In 1999, Comstock worked with Lisa Radin, whose husband was diagnosed with FTD at 55, and members of a support group the two founded to hold the first conference for Pick’s disease in the United States. Comstock met many people at the conference who later became inaugural AFTD board members. In 2000, at a consensus criteria meeting held by the National Institutes of Health (NIH), Dr. Jordan Grafman of the NIH noted to Comstock the interest in a national patient-advocacy organization for Pick’s disease, and recommended she found one.

In the ensuing months, Comstock began reaching out to families affected by FTD to gather support for the organization. Additionally, Comstock recruited prominent FTD researchers to serve as medical advisors for the organization.
In 2002, Comstock opened the organization’s bank account and donated $1,000 of her money. In 2003, at the initial meeting of the board of directors, the organization was named the Association for Frontotemporal Dementias, and all inaugural board members donated to the organization to establish its first funding. The name was later changed to the Association for Frontotemporal Degeneration to better reflect the modern understanding of FTD. The AFTD Medical Advisory Council was founded in 2004 with Dr. Grafman as an initial member. In 2005, the AFTD HelpLine was launched to provide resources and information to people living with FTD. Initially staffed by volunteers, the HelpLine is now staffed by licensed social workers.
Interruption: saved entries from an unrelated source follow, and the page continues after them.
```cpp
extern "C" int vbm_launch_couple_quantize(const vbm_batch *b, hipStream_t st)
{
    const unsigned tiles = (unsigned)((b->nsb + 63) / 64);
    if (b->couple_fast == 1) {
        if (b->nblobs > 1)
            hipLaunchKernelGGL((k_couple_fast<0, true>), dim3((unsigned)((b->ncb + FPC - 1) / FPC), (unsigned)(b->n / FP)), dim3(FP * FPC), 0,
                               st, *b);
        else
            hipLaunchKernelGGL((k_couple_fast<0, false>), dim3((unsigned)((b->ncb + FPC - 1) / FPC), (unsigned)(b->n / FP)), dim3(FP * FPC), 0,
                               st, *b);
        return hipGetLastError() == hipSuccess ? 0 : -2;
    }
    if (b->couple_fast == 2) {
        if (b->nblobs > 1) {
            if (b->couple_m6parts > 0)
                hipLaunchKernelGGL(k_couple_m6stats<true>, dim3(tiles, (unsigned)b->couple_m6parts, (unsigned)b->nblobs), dim3(64), 0, st, *b);
            hipLaunchKernelGGL((k_couple_fast<1, true>), dim3((unsigned)((b->nsb + FPC - 1) / FPC), (unsigned)(b->n / FP)), dim3(FP * FPC),
                               0, st, *b);
        } else {
            if (b->couple_m6parts > 0)
                hipLaunchKernelGGL(k_couple_m6stats<false>, dim3(tiles, (unsigned)b->couple_m6parts), dim3(64), 0, st, *b);
            hipLaunchKernelGGL((k_couple_fast<1, false>), dim3((unsigned)((b->nsb + FPC - 1) / FPC), (unsigned)(b->n / FP)), dim3(FP * FPC),
                               0, st, *b);
        }
        return hipGetLastError() == hipSuccess ? 0 : -2;
    }
    int nchunks = 1;
    if (b->couple_parallel) {
        if (b->couple_m6parts > 0)
            hipLaunchKernelGGL(k_couple_m6stats<false>, dim3(tiles, (unsigned)b->couple_m6parts), dim3(64), 0, st, *b);
        nchunks = b->couple_parts < 32 ? (b->couple_parts > 0 ? b->couple_parts : 1) : 32;
    }
    hipLaunchKernelGGL(k_couple_quantize, dim3(tiles, (unsigned)nchunks), dim3(64), 0, st, *b, nchunks);
    return hipGetLastError() == hipSuccess ? 0 : -2;
}
```

Baseline: 86590.

## Split VQ search into lattice fast path, pack channel lists, reuse precomputed residue_def

Moves the residue VQ search into a shared header. A new lattice quantiser uses unrolled, dimension-specialised load, step and store code with a float-division fast path, and only falls back to the exhaustive codebook scan when the lattice entry is unused. Per-partition channel lists are packed into nibble words so the residue view takes fewer registers. In the coupling kernel, the per-lane double-precision shuffle reduction of residue_def is replaced by a read of the precomputed m6defT value for the current partition. This relies on that buffer already holding the current partition's value, and the per-stage bit count is now assigned rather than accumulated.

```diff
diff --git a/vorbis_aotuv_lancer_amd/csrc/pack_kernels.hip b/vorbis_aotuv_lancer_amd/csrc/pack_kernels.hip
--- a/vorbis_aotuv_lancer_amd/csrc/pack_kernels.hip
+++ b/vorbis_aotuv_lancer_amd/csrc/pack_kernels.hip
@@ -2,6 +2,7 @@
 #include <stdint.h>
 #include "batch.h"
 #include "kernels.h"
+#include "vq_search.h"
 
 namespace {
 
@@ -54,112 +55,16 @@
     return bk->lengthlist[a];
 }
 
-struct book_regs {
-    int dim, minval, delta, quantvals, used, entries;
-    const signed char *lengthlist;
-    const uint32_t *codelist;
-    const int *used_point, *used_index;
-    const short *used_pack;
-    const int *used_norm;
-};
-__device__ __forceinline__ book_regs load_book(const vbm_book *book)
-{
-    book_regs r;
-    r.dim = book->dim; r.minval = book->minval; r.delta = book->delta; r.quantvals = book->quantvals;
-    r.used = book->used; r.entries = book->entries;
-    r.lengthlist = book->lengthlist; r.codelist = book->codelist;
-    r.used_point = book->used_point; r.used_index = book->used_index;
-    r.used_pack = book->used_pack; r.used_norm = book->used_norm;
-    return r;
-}
-
-__device__ __forceinline__ int div_trunc(int num, int den)
-{
-    if (abs(num) < (1 << 23)) return (int)((float)num / (float)den);
-    return num / den;
-}
-
-__device__ __forceinline__ int besterror(const book_regs *book, int *a)
-{
-    const int dim = book->dim;
-    int i, j, o;
-    const int minval = book->minval, del = book->delta, qv = book->quantvals;
-    const int ze = (qv >> 1);
-    int index = 0;
-    int p[VBM_MAX_BOOK_DIM] = {0, 0, 0, 0, 0, 0, 0, 0};
-
-    if (del != 1) {
-        for (i = 0, o = dim; i < dim; i++) {
-            int v = div_trunc(a[--o] - minval + (del >> 1), del);
-            int m = (v < ze ? ((ze - v) << 1) - 1 : ((v - ze) << 1));
-            index = index * qv + (m < 0 ? 0 : (m >= qv ? qv - 1 : m));
-            p[o] = v * del + minval;
-        }
-    } else {
-        for (i = 0, o = dim; i < dim; i++) {
-            int v = a[--o] - minval;
-            int m = (v < ze ? ((ze - v) << 1) - 1 : ((v - ze) << 1));
-            index = index * qv + (m < 0 ? 0 : (m >= qv ? qv - 1 : m));
-            p[o] = v * del + minval;
-        }
-    }
-
-    if (book->lengthlist[index] <= 0) {
-        const int used = book->used;
-        int bi = 0;
-        bool small = book->used_pack != nullptr;
-        for (j = 0; j < dim; j++) small = small && (a[j] >= -32768 && a[j] <= 32767);
-        if (small) {
-            typedef short short2v __attribute__((ext_vector_type(2)));
-            uint32_t pa[4] = {0u, 0u, 0u, 0u};
-            for (j = 0; j < dim; j++) pa[j >> 1] |= ((uint32_t)a[j] & 0xffffu) << ((j & 1) * 16);
-            const uint4 *pk = reinterpret_cast<const uint4 *>(book->used_pack);
-            const int *__restrict__ nrm = book->used_norm;
-            const int words = (dim + 1) >> 1;
-            int best = 0;
-            for (i = 0; i < used; i++) {
-                const uint4 v = pk[i];
-                int dot = __builtin_amdgcn_sdot2(__builtin_bit_cast(short2v, v.x), __builtin_bit_cast(short2v, pa[0]), 0, false);
-                if (words > 1) dot = __builtin_amdgcn_sdot2(__builtin_bit_cast(short2v, v.y), __builtin_bit_cast(short2v, pa[1]), dot, false);
-                if (words > 2) {
-                    dot = __builtin_amdgcn_sdot2(__builtin_bit_cast(short2v, v.z), __builtin_bit_cast(short2v, pa[2]), dot, false);
-                    dot = __builtin_amdgcn_sdot2(__builtin_bit_cast(short2v, v.w), __builtin_bit_cast(short2v, pa[3]), dot, false);
-                }
-                const int score = nrm[i] - 2 * dot;
-                if (i == 0 || score < best) { best = score; bi = i; }
-            }
-        } else {
-            int best = -1;
-            const int *pt = book->used_point;
-            for (i = 0; i < used; i++, pt += dim) {
-                int dist = 0;
-                for (j = 0; j < dim; j++) {
-                    int val = pt[j] - a[j];
-                    dist += val * val;
-                }
-                if (best == -1 || dist < best) { best = dist; bi = i; }
-            }
-        }
-        if (used > 0) {
-            const int *pt = book->used_point + (size_t)bi * dim;
-            for (j = 0; j < dim; j++) p[j] = pt[j];
-            index = book->used_index[bi];
-        }
-    }
-
-    if (index > -1)
-        for (i = 0; i < dim; i++) a[i] -= p[i];
-    return index;
-}
-
 struct res_view {
     const vbm_residue *r;
     int nb;
-    int chlist[VBM_MAXCH];
+    uint32_t chlist;
     int used;
-    int vch[VBM_MAXCH];
+    uint32_t vch;
     int partvals, spp;
 };
+static_assert(VBM_MAXCH <= 8, "res_view packs a channel list into eight nibbles");
+#define NIB(w, k) ((int)(((w) >> (4 * (k))) & 15u))
 
 __device__ __forceinline__ res_view residue_view(const vbm_batch &b, const vbm_map *info, int sm, size_t col0)
 {
@@ -167,13 +72,15 @@
     v.r = &b.setup->residue[info->residuesubmap[sm]];
     v.nb = 0;
     v.used = 0;
+    v.chlist = 0;
+    v.vch = 0;
     int any = 0;
     for (int j = 0; j < b.ch; j++)
         if (info->chmuxlist[j] == sm) {
             const int nz = b.nonzero[col0 + j] ? 1 : 0;
-            v.chlist[v.nb++] = j;
+            v.chlist |= (uint32_t)j << (4 * v.nb++);
             any |= nz;
-            if (nz && v.r->type != 2) v.vch[v.used++] = j;
+            if (nz && v.r->type != 2) v.vch |= (uint32_t)j << (4 * v.used++);
         }
     if (v.r->type == 2) v.used = any ? 1 : 0;
     v.spp = v.r->grouping;
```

To directly assist families, in 2009 AFTD founded the Comstock Grant Program, which provides financial assistance to people living with FTD and their caregivers. The following year, the organization held its first conference to gather caregivers, medical professionals, and researchers to share updates in research and new resources.

In 2017, AFTD and the Bluefield Project to Cure FTD co-founded the FTD Disorders Registry, a digital platform that collects data provided by people living with FTD, caregivers, and family members and makes it accessible to researchers. In 2020, AFTD chartered its Persons with FTD Advisory Council, providing a platform for people living with FTD to help shape the organization’s mission by sharing their experiences and insight.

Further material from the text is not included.